Рicture 3 — The diagramme of dependence of cost ADC from accuracy

The resulted dependence speaks about necessity at choice ADC to consider not only its digit capacity, but also others of accuracy of the characteristic.

Conclusion. The analysis of sources of a transformed error shows:

• difficult character of a transformed error;
• dependence of the value of an error on the selected method of definition of entry influences;
• complexity of modelling of a subsystem to input of analogue signals taking into account errors;
• necessity of minimisation of an error at all stages of operation of a subsystem to input of analogue signals.

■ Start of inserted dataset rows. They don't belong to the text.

template <bool INDEXED>
__global__ void __launch_bounds__(R_THREADS, 1)
umma_gemm_resident_kernel(const float* __restrict__ A, const int32_t* __restrict__ a_index, int64_t lda,
                          const uint8_t* __restrict__ Bp, float* __restrict__ C, int64_t ldc, const float* __restrict__ bias,
                          int64_t M, const int32_t* __restrict__ m_dev, int N, int K, int n_chunks, int accumulate,
                          int64_t batch_a, int64_t batch_bp, int64_t batch_c, int n_panels, long long* dbg) {
  extern __shared__ uint8_t smem_raw[];
  const uint32_t raw = smem_u32(smem_raw);
  const uint32_t sb = raw + ((1024 - (raw & 1023)) & 1023);
  const uint32_t bar0 = sb + R_MAX_CHUNKS * R_CHUNK;
  const int tid = threadIdx.x;
  const int wg = __shfl_sync(0xffffffffu, tid >> 7, 0);
  if (m_dev != nullptr) M = *m_dev;
  const int G = gridDim.x, b = blockIdx.x;
  const int p = (int)(((int64_t)(b + 1) * n_panels - 1) / G);
  const int cta0 = (int)((int64_t)p * G / n_panels), ncta = (int)((int64_t)(p + 1) * G / n_panels) - cta0;
  const int64_t n_rt = (M + 63) / 64;
  const int64_t t_begin = (int64_t)(b - cta0) * n_rt / ncta, t_end = (int64_t)(b - cta0 + 1) * n_rt / ncta;
  if (t_begin == t_end) return;
  const int n_tiles = (N + UN - 1) / UN;
  const int half = p & 1, nt = (p >> 1) % n_tiles, zb = (p >> 1) / n_tiles;
  GemmStamps ts(dbg, wg);
  if (tid == 0) {
    for (int c = 0; c < n_chunks; ++c) mbar_init(bar0 + 8 * c, 1);
    asm volatile("fence.mbarrier_init.release.cluster;" ::: "memory");
    const uint8_t* src = Bp + zb * batch_bp + (size_t)nt * n_chunks * P_B_CHUNK + half * P_BH_BYTES;
    for (int c = 0; c < n_chunks; ++c) {
      const uint32_t bar = bar0 + 8 * c, dst = sb + c * R_CHUNK;
      mbar_expect_tx(bar, R_CHUNK);
      bulk_copy_g2s(dst, src + (size_t)c * P_B_CHUNK, P_BH_BYTES, bar);
      bulk_copy_g2s(dst + P_BH_BYTES, src + (size_t)c * P_B_CHUNK + P_B_BYTES, P_BH_BYTES, bar);
      mbar_arrive(bar);
    }
  }
  __syncthreads();

  const int wt = tid & 127, lane = tid & 31, tig = lane & 3;
  const int ra = 16 * (wt >> 5) + (lane >> 2);
  const float* Az = A + zb * batch_a;
  auto row_ptr = [&](int64_t gr) -> const float* {
    return gr < M ? Az + (INDEXED ? (int64_t)__ldg(a_index + gr) : gr) * lda : nullptr;
  };
  auto load = [&](float (&v)[16], const float* pa, const float* pb, int c) {
#pragma unroll
    for (int j = 0; j < 8; ++j) {
      const int k = c * P_BK + 4 * j + tig;
      v[j] = (pa != nullptr && k < K) ? __ldg(pa + k) : 0.f;
      v[8 + j] = (pb != nullptr && k < K) ? __ldg(pb + k) : 0.f;
    }
  };
  int64_t t = t_begin + wg;
  const float *pa = nullptr, *pb = nullptr;
  float v[16];
  if (t < t_end) {
    pa = row_ptr(t * 64 + ra);
    pb = row_ptr(t * 64 + ra + 8);
    load(v, pa, pb, 0);
  }
  const int n0 = nt * UN, cb = half * P_UN, tile_n = min(UN, N - n0);
  float* Cz = C + zb * batch_c;
  const float* bz = bias != nullptr ? bias + zb * (int64_t)N : nullptr;
  float acc[P_UN / 2];
  for (; t < t_end; t += 3) {
    ++ts.items;
    for (int c = 0; c < n_chunks; ++c) {
      long long t0 = ts.now();
      uint32_t hi[16], lo[16];
// ... 19 lines not shown
      const uint32_t b_hi = sb + c * R_CHUNK, b_lo = b_hi + P_BH_BYTES;
      wgmma_fence();
#pragma unroll
      for (int ks = 0; ks < P_BK / 8; ++ks) {
        if (ks < nks) {
          const uint64_t dBh = make_desc_sw128(b_hi + ks * 32), dBl = make_desc_sw128(b_lo + ks * 32);
          const int j = 2 * ks;
          wgmma_tf32_n104_rs(acc, hi[j], hi[8 + j], hi[j + 1], hi[9 + j], dBh, (c | ks) != 0);
          wgmma_tf32_n104_rs(acc, lo[j], lo[8 + j], lo[j + 1], lo[9 + j], dBh, 1);
          wgmma_tf32_n104_rs(acc, hi[j], hi[8 + j], hi[j + 1], hi[9 + j], dBl, 1);
        }
      }
      wgmma_commit();
      t0 = ts.now();
      wgmma_wait<0>();
      ts.mma += ts.now() - t0;
      acc_fence(acc);
      reg_fence(hi);
      reg_fence(lo);
    }
    const long long t0 = ts.now();
    store_fragment(acc, Cz, ldc, bz, t * 64, M, n0, cb, tile_n, accumulate, wt);
    ts.epi += ts.now() - t0;
  }
  ts.finish(2);
}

Important notice! This work is still in progress. ETA is December 2009. Feel free to contact the author or scientific adviser for more information.

§ Further Reading

1. Изерман Р. Цифровые системы управления. - М.: Мир, 1984.- 544 с.
2. Бесекерский В.А. Цифровые автоматические системы. - М.: Наука, 1976. - 576 с.
3. Микропроцессоры. т.2 - Средства сопряжения. Контролирующие и информационно-управляющие системы., под ред. Преснухина Л.Н., -М.: Высшая школа, 1986, - 384 с.
4. Желнов Ю.А. Точностные характеристики управляющих вычислительных машин. - М.: Энергоатомиздат, 1983. - 136 с.
5. Журавлев Ю.П., Системное проектирование управляющих ЦВМ. - M.: Мир, 1974. - 368 с.
6. Строганов Р.П. Управляющие машины и их применение. - М.: Высшая школа, 1986. - 240 с.
7. Eglar P. Sensors for measurment and control., LONGMAN, 1996
8. Аш Ж. Датчики измерительных систем. - М.: Мир, 1992, т.2 424с.
9. Вульвет Дж. Датчики в цифровых системах. - М.: Энергоиздат, 1981. - 200 с.
10. Jianxin Tang, Division of Electrical Engineering Alfred University, Rulph Chassaing, Dept. of Electrical and Computer Engineering, PID Controller Using the TMS320C31 DSK for Real-Time DC Motor Speed and Position Control, 2001.
11. Sathish K. Shanmugasundaram, Control system design for an autonomous mobile robot, thesis submitted to the Division of the University of Cincinnati in partial fulfillment of the requirements for the degree of MASTER OF SCIENCE, 2000.
12. Kilian T., Modern Control Technology Components and Systems, 2000
13. Соренков Э.И., Телига А.И., Шаталов А.С., Точность вычислительных устройств и алгоритмов. - М.: Машиностроение, 1976, 200 с.
14. Лазарев Ю., MatLAB5.x. -К.: BHV, 2000. 384 c.
15. Аналого-цифровые преобразователи фирмы National Semiconductor, (http://www.gaw.ru/html.cgi/doc/NS/adc/adc_ns.htm)
16. Омельченко В., Системи цифрової обробки інформації та методи підвищення достовірності інформації, (http://www.div.ukma.kiev.ua/pub/confer/ukma_98/thesises/nature_s/inf_comp/omelch2.htm)
17. Бесекерский В.А., Изранцев В.В., Системы автоматического управления с микроЭВМ. -М.: Наука, 1987, 320 с.
18. Sensor application information, Sensor_Info.pdf, (www.entran.com)
19. Бесекерский В.А., Попов Е.П., Теория систем автоматического регулирования. - М.: Наука, 1975, 768 с.